Metadata-Version: 2.1
Name: assembly-stats
Version: 0.1
Summary: Calculates both scaffold and contig statistics (N50, L50, etc.) from a scaffold FASTA file.
Home-page: https://github.com/MikeTrizna/assembly_stats
Author: Mike Trizna
Author-email: triznam@si.edu
License: UNKNOWN
Platform: UNKNOWN
Classifier: Programming Language :: Python :: 3
Classifier: Operating System :: OS Independent
Description-Content-Type: text/markdown
Requires-Dist: numpy

# assembly_stats

A Python script that takes a FASTA file as input and calculates both scaffold and contig statistics (N50, L50, etc.) from a scaffold FASTA file. It does this by breaking each scaffold wherever there is more than one N and then calculating statistics for both the scaffolds and contigs.

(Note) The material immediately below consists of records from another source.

// ... 490 lines not shown
    TORCH_CHECK(indices.sizes() == activation.sizes(), "indices must have the shape of activation");
    TORCH_CHECK(counts.numel() == activation.size(0) * activation.size(1), "counts must be [batch, rows]");
    int dtype;
    switch (activation.scalar_type()) {
        case at::kBFloat16: dtype = CHIPMUNK_DTYPE_BF16; break;
        case at::kHalf: dtype = CHIPMUNK_DTYPE_FP16; break;
        case at::kFloat: dtype = CHIPMUNK_DTYPE_FP32; break;
        default: TORCH_CHECK(false, "Unsupported dtype for topk_indices");
    }
    c10::DeviceGuard guard(activation.device());
    check(chipmunk_topk_indices(activation.data_ptr(), dtype, indices.data_ptr<int>(), counts.data_ptr<int>(),
                                (int)(activation.size(0) * activation.size(1)), (int)activation.size(2),
                                sparsity_amount, (int)multiple_of, random_amount, cur_stream(activation)),
          "topk_indices");
}

void topk_delta_indices(at::Tensor activation, at::Tensor cache, at::Tensor indices, at::Tensor counts,
                        double sparsity_amount, int64_t multiple_of, double random_amount) {
    CHECK_DEV(activation); CHECK_DEV(cache); CHECK_DEV(indices); CHECK_DEV(counts);
    CHECK_CONTIG(activation); CHECK_CONTIG(cache); CHECK_CONTIG(indices); CHECK_CONTIG(counts);
    TORCH_CHECK(activation.dim() == 3 && cache.sizes() == activation.sizes(), "activation and cache must be [batch, rows, cols]");
    TORCH_CHECK(cache.scalar_type() == activation.scalar_type(), "activation and cache must have the same dtype");
    CHECK_I32(indices); CHECK_I32(counts);
    TORCH_CHECK(indices.sizes() == activation.sizes(), "indices must have the shape of activation");
    TORCH_CHECK(counts.numel() == activation.size(0) * activation.size(1), "counts must be [batch, rows]");
    int dtype;
    switch (activation.scalar_type()) {
        case at::kBFloat16: dtype = CHIPMUNK_DTYPE_BF16; break;
        case at::kHalf: dtype = CHIPMUNK_DTYPE_FP16; break;
        case at::kFloat: dtype = CHIPMUNK_DTYPE_FP32; break;
        default: TORCH_CHECK(false, "Unsupported dtype for topk_delta_indices");
    }
    c10::DeviceGuard guard(activation.device());
    check(chipmunk_topk_delta_indices(activation.data_ptr(), cache.data_ptr(), dtype, indices.data_ptr<int>(),
                                      counts.data_ptr<int>(), (int)(activation.size(0) * activation.size(1)),
                                      (int)activation.size(2), sparsity_amount, (int)multiple_of, random_amount,
                                      cur_stream(activation)),
          "topk_delta_indices");
}

std::vector<at::Tensor> mask_to_indices(at::Tensor mask, int64_t multiple_of, int64_t pad_to_multiple_of) {
    TORCH_CHECK(mask.dim() == 4, "mask must be 4-dimensional [b, h, m, n]");
    TORCH_CHECK(mask.scalar_type() == at::kBool, "mask must be bool type");
    CHECK_DEV(mask);
    TORCH_CHECK(multiple_of > 0 && pad_to_multiple_of > 0, "multiple_of and pad_to_multiple_of must be positive");
    mask = mask.contiguous();
    const int64_t b = mask.size(0), h = mask.size(1), m = mask.size(2), n = mask.size(3);
    const int64_t pad_n = ((n + pad_to_multiple_of - 1) / pad_to_multiple_of) * pad_to_multiple_of;
    c10::DeviceGuard guard(mask.device());
    at::Tensor indices = at::empty({b, h, m, pad_n}, mask.options().dtype(at::kInt));
    at::Tensor counts = at::empty({b, h, m}, mask.options().dtype(at::kInt));
    check(chipmunk_mask_to_indices(mask.data_ptr(), indices.data_ptr<int>(), counts.data_ptr<int>(), b * h * m, (int)n,
                                   (int)pad_n, (int)multiple_of, cur_stream(mask)),
          "mask_to_indices");
    return {indices, counts};
}

std::vector<at::Tensor> packed_mask_to_indices(at::Tensor packed, at::IntArrayRef shape, int64_t multiple_of,
                                               int64_t pad_to_multiple_of) {
    TORCH_CHECK(packed.scalar_type() == at::kByte && packed.is_contiguous(), "packed must be a contiguous uint8 tensor");
    CHECK_DEV(packed);
    TORCH_CHECK(shape.size() == 4, "shape must be [b, h, m, n]");
    const int64_t b = shape[0], h = shape[1], m = shape[2], n = shape[3];
    TORCH_CHECK(n % 8 == 0, "n must be a multiple of 8");
    TORCH_CHECK(packed.numel() * 8 >= b * h * m * n, "packed is too short for the given shape");
    const int64_t pad_n = ((n + pad_to_multiple_of - 1) / pad_to_multiple_of) * pad_to_multiple_of;
    c10::DeviceGuard guard(packed.device());
    at::Tensor indices = at::empty({b, h, m, pad_n}, packed.options().dtype(at::kInt));
    at::Tensor counts = at::empty({b, h, m}, packed.options().dtype(at::kInt));
    check(chipmunk_packed_mask_to_indices(packed.data_ptr(), indices.data_ptr<int>(), counts.data_ptr<int>(),
                                          b * h * m, (int)n, (int)pad_n, (int)multiple_of, cur_stream(packed)),
          "packed_mask_to_indices");
    return {indices, counts};
}

at::Tensor transpose_last2(at::Tensor x) {
    CHECK_DEV(x);
    TORCH_CHECK(x.dim() >= 2 && x.element_size() == 2, "transpose_last2: need a >=2-D tensor of a 16-bit dtype");
    x = x.contiguous();
    const int64_t R = x.size(-2), C = x.size(-1), B = x.numel() / (R * C);
    auto sizes = x.sizes().vec();
    std::swap(sizes[sizes.size() - 1], sizes[sizes.size() - 2]);
    c10::DeviceGuard guard(x.device());
    at::Tensor out = at::empty(sizes, x.options());
    check(chipmunk_transpose16(x.data_ptr(), out.data_ptr(), (int)B, (int)R, (int)C, cur_stream(x)), "transpose_last2");
    return out;
}

at::Tensor transpose_last2_pitched(at::Tensor x, int64_t ld) {
    CHECK_DEV(x);
    TORCH_CHECK(x.dim() >= 2 && x.element_size() == 2, "transpose_last2_pitched: need a >=2-D tensor of a 16-bit dtype");
    x = x.contiguous();
    const int64_t R = x.size(-2), C = x.size(-1), B = x.numel() / (R * C);
    TORCH_CHECK(ld >= R, "transpose_last2_pitched: ld must be at least the row count");
    auto sizes = x.sizes().vec();
    sizes[sizes.size() - 2] = C;
    sizes[sizes.size() - 1] = ld;
    c10::DeviceGuard guard(x.device());
    at::Tensor out = at::empty(sizes, x.options());
    check(chipmunk_transpose16_pitched(x.data_ptr(), out.data_ptr(), (int)B, (int)R, (int)C, (int)ld, cur_stream(x)), "transpose_last2_pitched");
    return out;
}

at::Tensor block_mean(at::Tensor x, int64_t mbm) {
    CHECK_DEV(x);
    TORCH_CHECK(x.dim() == 3 && x.scalar_type() == at::kBFloat16, "block_mean: need a [b, n, c] bfloat16 tensor");
    TORCH_CHECK(mbm > 0 && x.size(1) > 0, "block_mean: mbm and n must be positive");
    x = x.contiguous();
    c10::DeviceGuard guard(x.device());
    const int64_t n = x.size(1), blocks = (n + mbm - 1) / mbm;
    at::Tensor out = at::empty({x.size(0), blocks, x.size(2)}, x.options());
    if (n % mbm == 0) {
        check(chipmunk_block_mean(x.data_ptr(), out.data_ptr(), x.size(0) * n, (int)x.size(2), (int)mbm, cur_stream(x)), "block_mean");
    } else {
        for (int64_t b = 0; b < x.size(0); ++b)
            check(chipmunk_block_mean_ragged(x[b].data_ptr(), out[b].data_ptr(), n, (int)x.size(2), (int)mbm, cur_stream(x)), "block_mean");
    }
    return out;
}

at::Tensor quantize_fp8(at::Tensor x, at::Tensor scale, double max_value) {
    CHECK_DEV(x); CHECK_DEV(scale);
    TORCH_CHECK(x.scalar_type() == at::kBFloat16, "quantize_fp8: x must be bfloat16");
    TORCH_CHECK(scale.scalar_type() == at::kFloat && scale.numel() == 1, "quantize_fp8: scale must be a one-element float32 tensor");
    TORCH_CHECK(x.numel() % 8 == 0, "quantize_fp8: the element count must be a multiple of 8");
    x = x.contiguous();
    c10::DeviceGuard guard(x.device());
    at::Tensor out = at::empty(x.sizes(), x.options().dtype(at::kFloat8_e4m3fn));
    check(chipmunk_quantize_fp8(x.data_ptr(), scale.data_ptr<float>(), out.data_ptr(), x.numel(), (float)max_value, cur_stream(x)), "quantize_fp8");
    return out;
}

std::vector<at::Tensor> mask_to_sorted_indices(at::Tensor mask, at::IntArrayRef shape, int64_t multiple_of,
                                               int64_t pad_to_multiple_of) {
    CHECK_DEV(mask);
    const bool packed = mask.scalar_type() == at::kByte;
    TORCH_CHECK(packed || mask.scalar_type() == at::kBool, "mask must be bool, or uint8 bit-packed with a shape");
    mask = mask.contiguous();
    std::vector<int64_t> shp = packed ? shape.vec() : mask.sizes().vec();
    TORCH_CHECK(shp.size() == 4, "shape must be [b, h, m, n]");
    const int64_t b = shp[0], h = shp[1], m = shp[2], n = shp[3];
    if (packed) TORCH_CHECK(n % 8 == 0 && mask.numel() * 8 >= b * h * m * n, "bad packed mask");
    const int64_t pad_n = ((n + pad_to_multiple_of - 1) / pad_to_multiple_of) * pad_to_multiple_of;
    c10::DeviceGuard guard(mask.device());
    at::Tensor indices = at::empty({b, h, m, pad_n}, mask.options().dtype(at::kInt));
    at::Tensor counts = at::empty({b, h, m}, mask.options().dtype(at::kInt));
    check(chipmunk_mask_to_sorted_indices(mask.data_ptr(), packed ? 1 : 0, indices.data_ptr<int>(),
                                          counts.data_ptr<int>(), b * h * m, (int)n, (int)pad_n, (int)multiple_of,
                                          cur_stream(mask)),
          "mask_to_sorted_indices");
    return {indices, counts};
}

std::vector<at::Tensor> mask_to_ragged_indices(at::Tensor mask, at::IntArrayRef shape, int64_t multiple_of, int64_t pad_to_multiple_of,
                                               bool sorted) {
    CHECK_DEV(mask);
    const bool packed = mask.scalar_type() == at::kByte;
    TORCH_CHECK(packed || mask.scalar_type() == at::kBool, "mask must be bool, or uint8 bit-packed with a shape");
    TORCH_CHECK(multiple_of > 0 && pad_to_multiple_of > 0, "multiple_of and pad_to_multiple_of must be positive");
    mask = mask.contiguous();
    std::vector<int64_t> shp = packed ? shape.vec() : mask.sizes().vec();
    TORCH_CHECK(shp.size() == 4, "shape must be [b, h, m, n]");
    const int64_t b = shp[0], h = shp[1], m = shp[2], n = shp[3], rows = b * h * m;
    if (packed) TORCH_CHECK(n % 8 == 0 && mask.numel() * 8 >= rows * n, "bad packed mask");
    const int64_t pad_n = ((n + pad_to_multiple_of - 1) / pad_to_multiple_of) * pad_to_multiple_of;
    TORCH_CHECK(n > 0 && pad_n <= INT_MAX, "rows must have between 1 and 2^31 - 1 columns");
    c10::DeviceGuard guard(mask.device());
    at::Tensor counts = at::empty({b, h, m}, mask.options().dtype(at::kInt));
    at::Tensor len = at::empty({rows}, mask.options().dtype(at::kLong));
    check(chipmunk_mask_row_counts(mask.data_ptr(), packed ? 1 : 0, counts.data_ptr<int>(), len.data_ptr<int64_t>(), rows, (int)n,
                                   (int)pad_n, (int)multiple_of, cur_stream(mask)),
          "mask_to_ragged_indices");
    at::Tensor offsets = at::zeros({rows + 1}, len.options());
    if (rows) offsets.narrow(0, 1, rows).copy_(len.cumsum(0));
    const int64_t total = rows ? offsets[rows].item<int64_t>() : 0;
    at::Tensor flat = at::empty({total + 64}, counts.options());
    flat.narrow(0, total, 64).zero_();
    check(chipmunk_mask_to_ragged_indices(mask.data_ptr(), packed ? 1 : 0, sorted ? 1 : 0, offsets.data_ptr<int64_t>(), flat.data_ptr<int>(),
                                          rows, (int)n, (int)multiple_of, cur_stream(mask)),
          "mask_to_ragged_indices");
    return {flat, offsets, counts};
}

This is a re-write of fasta_metadata_parser to speed up the old implementation, and -- most importantly -- to learn how to install Python scripts onto the Smithsonian HPC.


## Usage

The only Python library that this script relies on is NumPy, but this is installed and set up in a conda environment on the HPC.

``` 
  # Load the HPC assembly_stats module, which activates a conda environment
  # with the appropriate versions of Python and NumPy installed.

  $ module load bioinformatics/assembly_stats

  # Now that the module is loaded, assembly_stats.py should be accessible directly
  # in your PATH.

  $ assembly_stats.py [genome_file.fasta]
```

After calculating the statistics for the genome assembly, they will be printed out in JSON format.

Next steps
----------

* Add ability to save NumPy sequence length arrays for further visualization, since generating these are what takes the most time.